Irrevocable undertakings
The Company has received an irrevocable undertaking to tender Ordinary Shares under the Tender Offer in respect of 34,549,623 Ordinary Shares, representing approximately 24.5 per cent. of the current issued Ordinary Shares, from Premier Investissement SAS ("Premier"). Along with other Qualifying Shareholders, Premier is permitted to submit an Excess Tender which will be scaled back pro rata to Premier's existing holding of Ordinary Shares in line with all other Qualifying Shareholders.
Related party transaction
The undertaking to participate in the Tender Offer by Premier constitutes a related party transaction under AIM Rule 13. Premier is a substantial shareholder of the Company as defined in the AIM Rules for Companies. The independent Directors consider that, having consulted with the Company's nominated adviser, Cavendish, the terms of their participation in the Tender Offer are fair and reasonable insofar as Shareholders are concerned.

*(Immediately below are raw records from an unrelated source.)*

__global__ __launch_bounds__(256, 2) void predict_v_store_kernel(BatchView v, const double* __restrict__ Ks, int MP, int nti, int ntj,
                                                               double* __restrict__ Vout) {
  extern __shared__ __attribute__((aligned(16))) double smem[];
  using C = Cfg<4>;
  const int npairs = (nti + 1) / 2;
  const int nsr = (npairs + 3) / 4, nsc = (ntj + 15) / 16;
  int z, tile;
  decode_block(v.nb, nsr * nsc * 64, z, tile);
  if (z >= v.nb) return;
  const int st = tile >> 6, w = tile & 63;
  const int pr = (st / nsc) * 4 + (w >> 4), tj = (st % nsc) * 16 + (w & 15);
  if (pr >= npairs || tj >= ntj) return;
  const int emu = slot_to_emu(v.idx, z);
  const int ld = v.LD;
  const double* Li = v.Linv + (size_t)emu * v.MS;
  const double* K = Ks + (size_t)z * MP * ld;
  const int j0 = tj * C::BM;
  const int ti_long = nti - 1 - pr, ti_short = pr;
  double* V = Vout + (size_t)z * v.NP * MP;
  for (int pass = 0; pass < 2; ++pass) {
    if (pass == 1 && ti_short == ti_long) break;
    const int ti = pass == 0 ? ti_long : ti_short;
    const int i0 = ti * C::BM;
    v4d acc[4][4];
    gemm_mainloop<4, true, true>(Li + (size_t)i0 * ld, ld, K + (size_t)j0 * ld, ld, (i0 + C::BM) / BK, acc, smem);
    for_each_acc<4>(acc, [&](int r, int c, double x) { V[(size_t)(i0 + r) * MP + j0 + c] = x; });
  }
}

__global__ __launch_bounds__(512, 4) void update_tri8_kernel(BatchView v, int c0, int k0, int k1, int ntiles) {
  extern __shared__ __attribute__((aligned(16))) double smem[];
  using C = WCfg<128, 128, 2, 4>;
  int z, tile;
  decode_block(v.nb, ntiles, z, tile);
  if (z >= v.nb) return;
  int ti = (int)((sqrt(8.0 * tile + 1.0) - 1.0) * 0.5);
  while (ti * (ti + 1) / 2 > tile) --ti;
  while ((ti + 1) * (ti + 2) / 2 <= tile) ++ti;
  const int tj = tile - ti * (ti + 1) / 2;
  const int emu = slot_to_emu(v.idx, z);
  double* A = v.A + (size_t)emu * v.MS;
  const int ld = v.LD;
  const int i0 = c0 + ti * 128, j0 = c0 + tj * 128;
  v4d acc[C::TI][C::TJ];
  mainloop_w<128, 128, 2, 4>(A + (size_t)i0 * ld + k0, ld, A + (size_t)j0 * ld + k0, ld, (k1 - k0) / BK, acc, smem);
  for_each_acc_w<4>(acc, [&](int r, int c, double x) {
    double* p = A + (size_t)(i0 + r) * ld + (j0 + c);
    *p -= x;
  });
}

constexpr bool PV_SWZ = true;
constexpr int PVW_LGC = 3, PVW_SC = 1 << PVW_LGC, PVW_SR = 64 >> PVW_LGC;
template <int WR, int WC, bool TRI>
__global__ __launch_bounds__(64 * WR * WC, (WR * WC >= 8 ? 4 : 2)) void predict_var_w_kernel(
    BatchView v, const double* __restrict__ Ks, int MP, int nti, int ntj, double* __restrict__ partial) {
  extern __shared__ __attribute__((aligned(16))) double smem[];
  using C = WCfg<128, 128, WR, WC>;
  const int npairs = (nti + 1) / 2;
  constexpr int lgc = PVW_LGC, SC = PVW_SC, SR = PVW_SR;
  const int nsr = (npairs + SR - 1) / SR, nsc = (ntj + SC - 1) / SC;
  const int t = threadIdx.x, lane = t & 63, wave = TRI ? __builtin_amdgcn_readfirstlane(t >> 6) : (t >> 6);
  const int wr = wave / WC, wc = wave % WC;
  int z, tile;
  decode_block(v.nb, nsr * nsc * 64, z, tile);
  if (z >= v.nb) return;
  const int st = tile >> 6, w = tile & 63;
  const int pr = (st / nsc) * SR + (w >> lgc), tj = (st % nsc) * SC + (w & (SC - 1));
  if (pr >= npairs || tj >= ntj) return;
  const int emu = slot_to_emu(v.idx, z);
  const int ld = v.LD;
  const double* Li = v.Linv + (size_t)emu * v.MS;
  const double* K = Ks + (size_t)z * MP * ld;
  const int j0 = tj * 128;
  const int ti_long = nti - 1 - pr, ti_short = pr;
  for (int pass = 0; pass < 2; ++pass) {
    if (pass == 1 && ti_short == ti_long) break;
    const int ti = pass == 0 ? ti_long : ti_short;
    const int i0 = ti * 128;
    v4d acc[C::TI][C::TJ];
    const int nk = TRI ? min(i0 + 128, (v.n + 15) & ~15) / BK : (i0 + 128) / BK;
    mainloop_w<128, 128, WR, WC, TRI, true, PV_SWZ>(Li + (size_t)i0 * ld, ld, K + (size_t)j0 * ld, ld, nk, acc, smem, i0 / BK, v.n - i0);
    double* red = smem;
#pragma unroll
    for (int j = 0; j < C::TJ; ++j) {
      double s = 0.;
#pragma unroll
      for (int i = 0; i < C::TI; ++i)
#pragma unroll
        for (int r = 0; r < 4; ++r) s += acc[i][j][r] * acc[i][j][r];
      s += __shfl_xor(s, 16);
      s += __shfl_xor(s, 32);
      if (lane < 16) red[wr * 128 + wc * 16 * C::TJ + j * 16 + lane] = s;
    }
    __syncthreads();
    if (t < 128) {
      double s = 0.;
#pragma unroll
      for (int q = 0; q < WR; ++q) s += red[q * 128 + t];
      partial[((size_t)z * nti + ti) * MP + j0 + t] = s;
    }
    __syncthreads();
  }
}

__global__ __launch_bounds__(256, 2) void fullcov_kernel(BatchView v, const double* __restrict__ V, int MP, int m, int ntiles, int kend,
                                                       double* __restrict__ cov) {
  extern __shared__ __attribute__((aligned(16))) double smem[];
  using C = Cfg<4>;
  int z, tile;
  decode_block(v.nb, ntiles, z, tile);
  if (z >= v.nb) return;
  int ti = (int)((sqrt(8.0 * tile + 1.0) - 1.0) * 0.5);
  while (ti * (ti + 1) / 2 > tile) --ti;
  while ((ti + 1) * (ti + 2) / 2 <= tile) ++ti;
  const int tj = tile - ti * (ti + 1) / 2;
  const double* Vz = V + (size_t)z * v.NP * MP;
  double* Cz = cov + (size_t)z * m * m;
  const int i0 = ti * C::BM, j0 = tj * C::BM;
  v4d acc[4][4];
  gemm_mainloop<4, false, false>(Vz + i0, MP, Vz + j0, MP, kend / BK, acc, smem);
  for_each_acc<4>(acc, [&](int r, int c, double x) {
    const int i = i0 + r, j = j0 + c;
    if (i < m && j < m) {
      const double val = Cz[(size_t)i * m + j] - x;
      Cz[(size_t)i * m + j] = val;
      if (ti != tj) Cz[(size_t)j * m + i] = val;
    }
  });
}

__global__ void predict_var_finish_kernel(BatchView v, const double* __restrict__ partial, int m, int MP, int nti, double* var, int var_ld) {
  const int z = blockIdx.y;
  const int j = blockIdx.x * blockDim.x + threadIdx.x;
  if (j >= m) return;
  const int emu = slot_to_emu(v.idx, z);
  double s = 0.;
  for (int t = 0; t < nti; ++t) s += partial[((size_t)z * nti + t) * MP + j];
  var[(size_t)z * var_ld + j] = v.P[(size_t)emu * v.PS + v.D] - s;
}

template <int WT>
static constexpr size_t smem_bytes() { return Cfg<WT>::SMEM_DOUBLES * sizeof(double); }

static int padded_grid(int nb, int ntiles) { return ((nb & 7) == 0) ? nb * ntiles : nb * ntiles; }

void launch_update_narrow(const BatchView& v, int c0, int k0, int k1, hipStream_t s) {
  const int nt = (v.NP - c0) / 64;
  if (nt <= 0) return;
  hipLaunchKernelGGL((update_kernel<2>), dim3(padded_grid(v.nb, nt)), dim3(256), smem_bytes<2>(), s, v, c0, k0, k1, nt, nt);
}

void launch_update_narrow_pair(const BatchView& v, int c0, int k0, int k1, hipStream_t s) {
  const int nt = (v.NP - c0) / 64;
  if (nt <= 0) return;
  const int ntiles = std::max(1, 2 * nt - 1);
  const double m = (double)(v.NP - c0);
  prof_begin("chol_update", s);
  hipLaunchKernelGGL((update_kernel<2>), dim3(padded_grid(v.nb, ntiles)), dim3(256), smem_bytes<2>(), s, v, c0, k0, k1, nt, ntiles);
  prof_end("chol_update", s, (double)v.nb * (m * 128.0 - 128.0 * 128.0 / 2.0) * 2.0 * (k1 - k0), (double)v.nb * (16.0 * m * 128.0 + 8.0 * (m + 128.0) * (k1 - k0)));
}

void launch_update_wide(const BatchView& v, int c0, int k0, int k1, hipStream_t s) {
  const int nt = (v.NP - c0) / 128;
  if (nt <= 0) return;
  const double m = (double)(v.NP - c0);
  prof_begin("chol_update", s);
  hipLaunchKernelGGL((update_kernel<4>), dim3(padded_grid(v.nb, nt)), dim3(256), smem_bytes<4>(), s, v, c0, k0, k1, nt, nt);
  prof_end("chol_update", s, (double)v.nb * (m * 128.0 - 128.0 * 128.0 / 2.0) * 2.0 * (k1 - k0), (double)v.nb * (16.0 * m * 128.0 + 8.0 * (m + 128.0) * (k1 - k0)));
}

void launch_update_trailing(const BatchView& v, int c0, int k0, int k1, hipStream_t s) {
  const int nt = (v.NP - c0) / 128;
  if (nt <= 0) return;
  const int ntiles = nt * (nt + 1) / 2;
  const double m = (double)(v.NP - c0);
  prof_begin("syrk_trailing", s);
  hipLaunchKernelGGL(update_tri8_kernel, dim3(padded_grid(v.nb, ntiles)), dim3(512), smem_bytes<4>(), s, v, c0, k0, k1, ntiles);
  prof_end("syrk_trailing", s, (double)v.nb * m * m * (k1 - k0), (double)v.nb * (8.0 * m * m + 8.0 * m * (k1 - k0)));
}

void launch_trtri_merges(const BatchView& v, hipStream_t s) {
  const double alg = ((double)v.n / v.NP) * ((double)v.n / v.NP) * ((double)v.n / v.NP);
  for (int h = 64; h < v.NP; h *= 2) {
    const int nodes = (v.NP + 2 * h - 1) / (2 * h);
    double fl = 0.;
    for (int q = 0; q < nodes; ++q) {
      const double m2 = std::min<double>(h, (double)v.NP - (double)q * 2 * h - h);
      if (m2 > 0) fl += m2 * h * (double)h + m2 * m2 * h;
    }
    if (h > 64) prof_begin("trtri_merge", s);
    const long wide_tiles = (long)v.nb * nodes * (h / 128) * (h / 128);
    if (h >= 512 && wide_tiles >= 3000) {
      const int tpd = h / 128;
      hipLaunchKernelGGL((trtri_merge_kernel<4, 0>), dim3(padded_grid(v.nb, tpd * tpd * nodes)), dim3(256), smem_bytes<4>(), s, v, h, tpd, nodes);
      hipLaunchKernelGGL((trtri_merge_kernel<4, 1>), dim3(padded_grid(v.nb, tpd * tpd * nodes)), dim3(256), smem_bytes<4>(), s, v, h, tpd, nodes);
    } else {
      const int tpd = h / 64;
      hipLaunchKernelGGL((trtri_merge_kernel<2, 0>), dim3(padded_grid(v.nb, tpd * tpd * nodes)), dim3(256), smem_bytes<2>(), s, v, h, tpd, nodes);
      hipLaunchKernelGGL((trtri_merge_kernel<2, 1>), dim3(padded_grid(v.nb, tpd * tpd * nodes)), dim3(256), smem_bytes<2>(), s, v, h, tpd, nodes);
    }
    if (h > 64) prof_end("trtri_merge", s, (double)v.nb * fl * alg, 0.);
  }
}

constexpr int PVQ_LGC = 4, PVQ_SC = 1 << PVQ_LGC, PVQ_SR = 64 >> PVQ_LGC;
template <bool TRI>
__global__ __launch_bounds__(256, 2) void predict_var_q_kernel(BatchView v, const double* __restrict__ Ks, int MP, int nti, int ntj,
                                                               double* __restrict__ partial) {
  extern __shared__ __attribute__((aligned(16))) double smem[];
  using C = WCfg<128, 64, 2, 2>;
  constexpr int lgc = PVQ_LGC, SC = PVQ_SC, SR = PVQ_SR;
  const int nsr = (nti + SR - 1) / SR, nsc = (ntj + SC - 1) / SC;
  const int t = threadIdx.x, lane = t & 63, wave = __builtin_amdgcn_readfirstlane(t >> 6);
  const int wr = wave / 2, wc = wave % 2;
  int z, tile;
  decode_block(v.nb, nsr * nsc * 64, z, tile);
  if (z >= v.nb) return;
  const int st = tile >> 6, w = tile & 63;
  const int pr = (st / nsc) * SR + (w >> lgc), tj = (st % nsc) * SC + (w & (SC - 1));
  if (pr >= nti || tj >= ntj) return;
  const int emu = slot_to_emu(v.idx, z);
  const int ld = v.LD;
  const double* Li = v.Linv + (size_t)emu * v.MS;
  const double* K = Ks + (size_t)z * MP * ld;
  const int j0 = tj * 64;
  const int ti = nti - 1 - pr;
  const int i0 = ti * 128;
  v4d acc[C::TI][C::TJ];
  const int nk = min(i0 + 128, (v.n + 15) & ~15) / BK;
  mainloop_qt<128, 64, 2, 2>(Li + (size_t)i0 * ld, ld, K + (size_t)j0 * ld, ld, nk, acc, smem, TRI ? i0 / BK : nk, TRI ? v.n - i0 : 128);
  double* red = smem;
#pragma unroll
  for (int j = 0; j < C::TJ; ++j) {
    double s = 0.;
#pragma unroll
    for (int i = 0; i < C::TI; ++i)
#pragma unroll
      for (int r = 0; r < 4; ++r) s += acc[i][j][r] * acc[i][j][r];
    s += __shfl_xor(s, 16);
    s += __shfl_xor(s, 32);
    if (lane < 16) red[wr * 64 + wc * 16 * C::TJ + j * 16 + lane] = s;
  }
  __syncthreads();
  if (t < 64) partial[((size_t)z * nti + ti) * MP + j0 + t] = red[t] + red[64 + t];
}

Issued Ordinary Shares following the Tender Offer
Assuming that the maximum number of Ordinary Shares under the Tender Offer are bought back by the Company and cancelled, the Company's issued share capital will be reduced by 100,000,000 Ordinary Shares to 41,040,915 Ordinary Shares. An announcement setting out the Company's new issued share capital for the purposes of making DTR 5.1.2 notifications will be made following any purchase by the Company of Ordinary Shares from Cavendish in relation to the Tender Offer.
Recommendation
The Board considers the Tender Offer Resolution to be in the best interests of Shareholders as a whole. Accordingly, the Board recommends that Shareholders vote in favour of the Tender Offer Resolution to be proposed at the General Meeting, as the Directors intend to do for their respective individual beneficial holdings of, in aggregate, 3,920,983 Ordinary Shares, representing approximately 2.78 per cent. of the Company's issued share capital as at the Latest Practicable Date.

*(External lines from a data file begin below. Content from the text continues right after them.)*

__device__ __forceinline__ void decode_task(int t, int n_chunks, int n_light, int& chunk,
                                            int& light) {
  const int P = n_chunks < n_light ? n_chunks : n_light;
  chunk = -1;
  light = -1;
  if (t < 2 * P) {
    if (t & 1) light = t >> 1;
    else chunk = t >> 1;
  } else if (n_chunks > P) {
    chunk = t - P;
  } else {
    light = t - P;
  }
}

template <int CN>
__device__ __forceinline__ void tile_ij(int c1, int c2, int r, int& i, int& j) {
  const int lane = threadIdx.x & 63, q = lane >> 4, m = lane & 15;
  i = (4 * q + r) * CN + c1;
  j = m * CN + c2;
}

template <int CN, class T>
__device__ __forceinline__ void pack_gram(const double (&a64)[Cfg<CN>::NT][4], T* __restrict__ P) {
  int tt = 0;
#pragma unroll
  for (int c1 = 0; c1 < CN; ++c1) {
#pragma unroll
    for (int c2 = c1; c2 < CN; ++c2) {
#pragma unroll
      for (int r = 0; r < 4; ++r) {
        int i, j;
        tile_ij<CN>(c1, c2, r, i, j);
        const int hi = i > j ? i : j, lo = i > j ? j : i;
        P[hi * (hi + 1) / 2 + lo] = (T)a64[tt][r];
      }
      ++tt;
    }
  }
}

__device__ __forceinline__ float rcp_t(float d) { return __builtin_amdgcn_rcpf(d); }
__device__ __forceinline__ double rcp_t(double d) {
  double y = __builtin_amdgcn_rcp(d);
  y = fma(fma(-d, y, 1.0), y, y);
  return fma(fma(-d, y, 1.0), y, y);
}
__device__ __forceinline__ float readlane_t(float v, int l) {
  return __builtin_bit_cast(float, __builtin_amdgcn_readlane(__builtin_bit_cast(int, v), l));
}
__device__ __forceinline__ double readlane_t(double v, int l) { return readlane_f64(v, l); }

template <int CN>
struct PanelLds {
  static constexpr int NB = CN, NT = CN * (CN + 1) / 2, CS = 18;
  static constexpr int T = 0, Z = NT * 16 * CS, D = Z + 16 * NB, X = D + 16 * NB,
                       SIZE = X + 16 * NB;
};

__host__ __device__ constexpr int tile_index(int nb, int i, int j) {
  return i * nb - i * (i - 1) / 2 + (j - i);
}

template <int CN>
__device__ __forceinline__ void regularise_f32(floatx4 (&A)[Cfg<CN>::NT], float lam, int k) {
  int tt = 0;
#pragma unroll
  for (int c1 = 0; c1 < CN; ++c1) {
#pragma unroll
    for (int c2 = c1; c2 < CN; ++c2) {
      if (c1 == c2) {
#pragma unroll
        for (int r = 0; r < 4; ++r) {
          int i, j;
          tile_ij<CN>(c1, c2, r, i, j);
          if (i == j) A[tt][r] = (i < k) ? A[tt][r] + lam : 1.f;
        }
      }
      ++tt;
    }
  }
}

template <int P>
__device__ __forceinline__ float gate_above(float x) {
  float r;
  uint64_t m;
  asm volatile("s_lshl_b64 %1, -1, %2\n\ts_nop 0\n\tv_cndmask_b32_e64 %0, 0, %3, %1"
               : "=v"(r), "=&s"(m)
               : "i"(P + 1), "v"(x));
  return r;
}

template <int P>
__device__ __forceinline__ float put_lane(float v, float s) {
  asm volatile("s_nop 1\n\tv_writelane_b32 %0, %1, %2" : "+v"(v) : "s"(s), "i"(P));
  return v;
}

template <int N>
__device__ __forceinline__ void pivot_broadcast(const float (&R)[N], float rb, int p,
                                                float (&a)[N], float& bp) {
  const int addr = p << 2;
#pragma unroll
  for (int i = p; i < N; ++i)
    a[i] = __builtin_bit_cast(float,
                              __builtin_amdgcn_ds_bpermute(addr, __builtin_bit_cast(int, R[i])));
  bp = __builtin_bit_cast(float, __builtin_amdgcn_ds_bpermute(addr, __builtin_bit_cast(int, rb)));
}

template <int N>
__device__ __forceinline__ void pivot_update(float (&R)[N], const float (&a)[N], int p, float f) {
  const float2v nf = {-f, -f};
#pragma unroll
  for (int i = (p + 1) & ~1; i < N; i += 2) {
    const float2v r = __builtin_elementwise_fma((float2v){a[i], a[i + 1]}, nf,
                                                (float2v){R[i], R[i + 1]});
    R[i] = r[0];
    R[i + 1] = r[1];
// ... 653 lines not shown
  });
  bool fin = true;
#pragma unroll
  for (int c = 0; c < NB; ++c) fin = fin && (xcol[c] - xcol[c] == 0.f);
  rmin = fminf(rmin, dpp_f<0xB1>(rmin));
  rmax = fmaxf(rmax, dpp_f<0xB1>(rmax));
  rmin = fminf(rmin, dpp_f<0x4E>(rmin));
  rmax = fmaxf(rmax, dpp_f<0x4E>(rmax));
  rmin = fminf(rmin, dpp_f<0x141>(rmin));
  rmax = fmaxf(rmax, dpp_f<0x141>(rmax));
  rmin = fminf(rmin, dpp_f<0x140>(rmin));
  rmax = fmaxf(rmax, dpp_f<0x140>(rmax));
  return dmin > 0.f && rmin > 0.f && rmax <= cond_max * rmin && __ballot(!fin) == 0;
}

template <int NB, bool SPLIT = kW1SplitSchur<NB>>
__device__ __forceinline__ bool w1_solve(floatx4 (&A)[NB * (NB + 1) / 2], float (&bcol)[NB],
                                         float* __restrict__ lds, int k,
                                         float* __restrict__ xrow, int ld,
                                         float cond_max = kCondMax) {
  float xcol[NB];
  const bool ok = w1_solve_x<NB, SPLIT>(A, bcol, lds, k, xcol, cond_max);
  const int lane = threadIdx.x & 63, m = lane & 15;
  if (lane < 16) {
#pragma unroll
    for (int c = 0; c < NB; ++c) {
      const int d = m * NB + c;
      if (d < ld) xrow[d] = (d < k && ok) ? xcol[c] : 0.f;
    }
  }
  return ok;
}

constexpr int kIrSteps = 3;
constexpr float kIrConv = 3e-4f;
constexpr float kIrDiverge = 0.1f;

struct IrArgs {
  const int32_t* col;
  const float* val;
  const float* Y;
  int64_t pb, pe;
  float alpha;
};

template <int CN>
struct IrLds {
  static constexpr int XS = PanelLds<CN>::SIZE, GS = XS + 128, CC = GS + 128, RV = CC + 64,
                       DX = RV + 16 * CN, SIZE = DX + 16 * CN;
  static_assert(XS % 4 == 0, "fp64 alignment");
};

David King, Julie Markey, Marcus Rich and Ory Weihs, being the only Directors who hold Ordinary Shares and are not resident in a Restricted Jurisdiction, intend to tender their full holding of Ordinary Shares in the Tender Offer. In line with all other Qualifying Shareholders, any Ordinary Shares tendered by the Directors in excess of their Tender Entitlement will be scaled back pro rata to their existing holdings of Ordinary Shares.
The Directors are making no recommendation to Qualifying Shareholders in relation to participation in the Tender Offer itself.

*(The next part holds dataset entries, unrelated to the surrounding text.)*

def _stream():
    return C.c_void_p(torch.cuda.current_stream().cuda_stream)


_raw_stream = getattr(torch._C, "_cuda_getCurrentRawStream", None)


WS_OVERRIDE = [None]

# ... 231 lines not shown
        check(lib.gad_gemm_plan(C.byref(a), C.byref(tile), C.byref(sk), C.byref(vec)), "gad_gemm_plan")
        kid = lib.gad_gemm_kernel_id(C.byref(a))
        s, e, mid = torch.cuda.Event(enable_timing=True), torch.cuda.Event(enable_timing=True), None
        s.record()
        if kid in (5, 6) and not (a.flags & _capi.GEMM_WINO_SKIP_INPUT):
            flags = a.flags
            mid = torch.cuda.Event(enable_timing=True)
            a.flags = flags | _capi.GEMM_WINO_ONLY_INPUT
            check(lib.gad_gemm(C.byref(a), _stream()), "gad_gemm")
            mid.record()
            a.flags = flags | _capi.GEMM_WINO_SKIP_INPUT
            check(lib.gad_gemm(C.byref(a), _stream()), "gad_gemm")
            a.flags = flags
        else:
            check(lib.gad_gemm(C.byref(a), _stream()), "gad_gemm")
        e.record()
        name = self.NAMES.get((a.a_mode, a.b_mode), "gemm") + ("", "_bf16", f"_patch_w{a.g.Wo}", f"_patch_bf16_w{a.g.Wo}", f"_fewout_valu_w{a.g.Wo}", "_wino", "_wino4", "_wino4")[kid]
        key = (name, tile.value, sk.value, vec.value)
        g = a.g
        if a.a_mode in (A_CONV, A_CONVT):
            a_elems = (a.M // max(1, g.Ho * g.Wo)) * g.H * g.W * g.C
        else:
            a_elems = a.M * a.K
        b_elems = (a.K // max(1, g.Ho * g.Wo)) * g.H * g.W * g.C if a.b_mode == B_CONV else a.N * a.K
        extra = a.M * a.N if a.residual else 0
        nbytes = 4.0 * max(1, batch) * (a_elems + b_elems + a.M * a.N + extra)
        flops = 2.0 * a.M * a.N * a.K * max(1, batch)
        executed = flops * ({5: 16.0 / 36.0, 6: 0.25, 7: 0.25}.get(kid, 1.0))
        stage = None
        if kid in (5, 6):
            npos, tpx = (16, 4) if kid == 5 else (36, 16)
            v_bytes = 4.0 * npos * (a.M // tpx) * g.C
            stage = (mid, 4.0 * a_elems + v_bytes if mid is not None else 0.0, v_bytes + 4.0 * (b_elems * npos / 9.0 + a.M * a.N + extra))
        self.records.append((key, flops, nbytes, s, e, executed, stage))

    def hgemm(self, lib, a, tn=False):
        s, e = torch.cuda.Event(enable_timing=True), torch.cuda.Event(enable_timing=True)
        if tn:
            s.record()
            check(lib.gad_hgemm_tn(C.byref(a), _stream()), "gad_hgemm_tn")
            e.record()
            nbytes = 2.0 * a.K * (a.M + a.N) + 4.0 * a.M * a.N
            flops = 2.0 * a.M * a.N * a.K
            self.records.append((("hgemm_tn_wgrad", 128, 0, 8), flops, nbytes, s, e, flops, None))
            return
        tile, sk = C.c_int32(), C.c_int32()
        check(lib.gad_hgemm_plan(C.byref(a), C.byref(tile), C.byref(sk)), "gad_hgemm_plan")
        s.record()
        check(lib.gad_hgemm(C.byref(a), _stream()), "gad_hgemm")
        e.record()
        if a.conv:
            name = f"hconv{a.KH}x{a.KW}" + ("_s2dgrad" if a.conv == 2 else "_s2" if a.stride == 2 else "_up" if a.upsample else "")
            a_elems = (a.M // max(1, a.Ho * a.Wo)) * a.H * a.W * a.Cin
        else:
            name = "hgemm_wgrad" if a.out_f32 else "hgemm_lora" if a.A2 else "hgemm"
            a_elems = a.M * a.K
        nbytes = 2.0 * (a_elems + a.N * a.K + (a.M * a.N if a.residual else 0)) + (4.0 if a.out_f32 else 2.0) * a.M * a.N
        flops = 2.0 * a.M * a.N * a.K
        self.records.append(((name, {1: 128, 2: 320, 5: 256320, 6: 256320, 7: 320, 8: 128, 9: 128}[tile.value], sk.value, 8), flops, nbytes, s, e, flops, None))

    def attention(self, fn, a, what, elem_bytes=4):
        s, e = torch.cuda.Event(enable_timing=True), torch.cuda.Event(enable_timing=True)
        s.record()
        check(fn(C.byref(a), _stream()), f"gad_attention_{what}")
        e.record()
        d_alg = getattr(a, "alg_d", a.d)
        unit = float(a.B) * a.heads * a.Tq * a.Tk * d_alg
        qb, kb = float(elem_bytes) * a.B * a.Tq * a.heads * d_alg, float(elem_bytes) * a.B * a.Tk * a.heads * d_alg
        flops, nbytes = (4.0 * unit, 2 * qb + 2 * kb) if what == "fwd" else (10.0 * unit, 4 * qb + 4 * kb)
        self.records.append(((f"attn_{what}_d{d_alg}", a.Tq, a.Tk, elem_bytes), flops, nbytes, s, e, flops, None))

    def summary(self):
        out = {}
        for key, fl, nb, s, e, ex, stage in self.records:
            d = out.setdefault(key, dict(launches=0, ms=0.0, flops=0.0, bytes=0.0, executed=0.0))
            d["launches"] += 1
            d["ms"] += s.elapsed_time(e)
            d["flops"] += fl
            d["bytes"] += nb
            d["executed"] += ex
            if stage is not None:
                d["bytes_rest"] = d.get("bytes_rest", 0.0) + stage[2]
                d.setdefault("ms_input", 0.0)
                d.setdefault("bytes_input", 0.0)
                d.setdefault("n_input", 0)
                if stage[0] is not None:
                    d["ms_input"] += s.elapsed_time(stage[0])
                    d["bytes_input"] += stage[1]
                    d["n_input"] += 1
        return out


PROFILER = None


def _conv_out_size(h, k, stride, pad_lo, pad_hi):
    return (h + pad_lo + pad_hi - k) // stride + 1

If you are in any doubt as to the action you should take, you are recommended to seek your own independent advice.
For further information, please contact:
XLMedia plc David King, Chief Executive Officer
|
ir@xlmedia.com |
| |
Cavendish Capital Markets Limited (Nomad and Broker) Giles Balleny / Callum Davidson / Hamish Waller (Corporate Finance) Charlie Combe (Corporate Broking) | Tel: 020 7220 0500 |
About XLMedia
XLMedia (AIM: XLM) has recently disposed of its sports and gaming digital media operations.
Forward Looking Statements
This announcement contains forward-looking statements. Forward-looking statements are neither historical facts nor assurances of future performance. They are based only on our current beliefs, expectations and assumptions regarding the future of our business, future plans and strategies, projections, anticipated events and trends, the economy and other future conditions. Because forward-looking statements relate to the future, they are subject to inherent uncertainties, risks and changes in circumstances that are difficult to predict and many of which are outside of our control. Our actual results and financial condition may differ materially from those indicated in the forward-looking statements. Therefore, you should not rely on any of these forward-looking statements.